Temperature readings:
- New York: 72°F (22.2°C)
- London: 59°F (15.0°C)
- Tokyo: 80°F (26.7°C)
- Sydney: 68°F (20.0°C)
"""

## Extract all temperature readings in Fahrenheit
fahrenheit_pattern = r'(\d+)°F'
fahrenheit_temps = re.findall(fahrenheit_pattern, text)

## Convert to integers
fahrenheit_temps = [int(temp) for temp in fahrenheit_temps]

print("Original text:")
print(text)
print("\nFahrenheit temperatures:", fahrenheit_temps)

## Calculate average temperature
avg_temp = sum(fahrenheit_temps) / len(fahrenheit_temps)
print(f"Average temperature: {avg_temp:.1f}°F")

## Extract city and temperature pairs
city_temp_pattern = r'- ([A-Za-z\s]+): (\d+)°F'
city_temps = re.findall(city_temp_pattern, text)

print("\nCity and temperature pairs:")
for city, temp in city_temps:
    print(f"{city}: {temp}°F")

## Find the hottest and coldest cities
hottest_city = max(city_temps, key=lambda x: int(x[1]))
coldest_city = min(city_temps, key=lambda x: int(x[1]))

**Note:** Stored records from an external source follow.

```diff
@@ -528,20 +676,19 @@
     const uint64_t es = rn_elem_size(dtype);
     RN_REQUIRE(ctx, rows * channels * es < (1ull << 31), "tensor too large");
     if (dtype == RN_DTYPE_F32) {
-        ChainParams q;
+        Chain32Params q;
         q.t2 = t2, q.x = x, q.y = y, q.w3 = w3, q.sc3 = scale3, q.sh3 = shift3;
         q.t1 = t1, q.w1 = w1, q.sc1 = scale1, q.sh1 = shift1;
         q.M = (int)rows;
         q.nsteps = (int)((rows + 63) / 64);
         q.t2_bytes = (int)(rows * 256), q.x_bytes = q.y_bytes = (int)(rows * 1024), q.t1_bytes = (int)(rows * next_mid * 4);
+        q.stamps = (unsigned long long *)ctx->debug_stamps;
         const dim3 grid(q.nsteps < 256 ? q.nsteps : 256), block(512);
-        if (dual) {
-            q.x_bytes = (int)(rows * 256);
-            chain32_pair_kernel<<<grid, block, 0, ctx->stream>>>(q);
-        } else if (next_mid == 64)
-            chain32_kernel<64><<<grid, block, 0, ctx->stream>>>(q);
-        else
-            chain32_kernel<128><<<grid, block, 0, ctx->stream>>>(q);
+        if (dual) q.x_bytes = (int)(rows * 256);
+        auto *const kernel = dual            ? (q.stamps ? chain32_pair_kernel<true> : chain32_pair_kernel<false>)
+                             : next_mid == 64 ? (q.stamps ? chain32_kernel<64, true> : chain32_kernel<64, false>)
+                                              : (q.stamps ? chain32_kernel<128, true> : chain32_kernel<128, false>);
+        kernel<<<grid, block, 0, ctx->stream>>>(q);
         return rn_after_launch(ctx, what);
     }
     ChainParams p;
```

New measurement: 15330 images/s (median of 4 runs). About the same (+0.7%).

print(f"\nHottest city: {hottest_city[0]} ({hottest_city[1]}°F)")
print(f"Coldest city: {coldest_city[0]} ({coldest_city[1]}°F)")

Run the script:

python3 ~/project/combined_processing.py

The output should be similar to:

Original text:

Temperature readings:
- New York: 72°F (22.2°C)
- London: 59°F (15.0°C)
- Tokyo: 80°F (26.7°C)
- Sydney: 68°F (20.0°C)


Fahrenheit temperatures: [72, 59, 80, 68]
Average temperature: 69.8°F

City and temperature pairs:
New York: 72°F
London: 59°F
Tokyo: 80°F
Sydney: 68°F

Hottest city: Tokyo (80°F)
Coldest city: London (59°F)

These examples demonstrate how re.findall() can be combined with other Python functionality to solve real-world text processing problems. The ability to extract structured data from unstructured text is an essential skill for data analysis, web scraping, and many other programming tasks.

Summary

In this tutorial, you have learned how to use the powerful re.findall() function in Python for text pattern matching and extraction. You have gained practical knowledge in several key areas:

  1. Basic Pattern Matching - You learned how to find simple substrings and use basic regular expression patterns to match specific text patterns.

  2. Complex Patterns - You explored more complex patterns including character classes, word boundaries, and quantifiers to create flexible search patterns.

  3. Flags and Capturing Groups - You discovered how to modify search behavior using flags like re.IGNORECASE and how to extract structured data using capturing groups.

  4. Real-world Applications - You applied your knowledge to practical scenarios such as extracting email addresses and URLs, parsing log files, and cleaning data.

The skills you've developed in this lab are valuable for a wide range of text processing tasks including:

  • Data extraction and cleaning
  • Content analysis
  • Web scraping
  • Log file parsing
  • Data validation

With regular expressions and the re.findall() function, you now have a powerful tool for handling text data in your Python projects. As you continue to practice and apply these techniques, you'll become more proficient at creating efficient patterns for your specific text processing needs.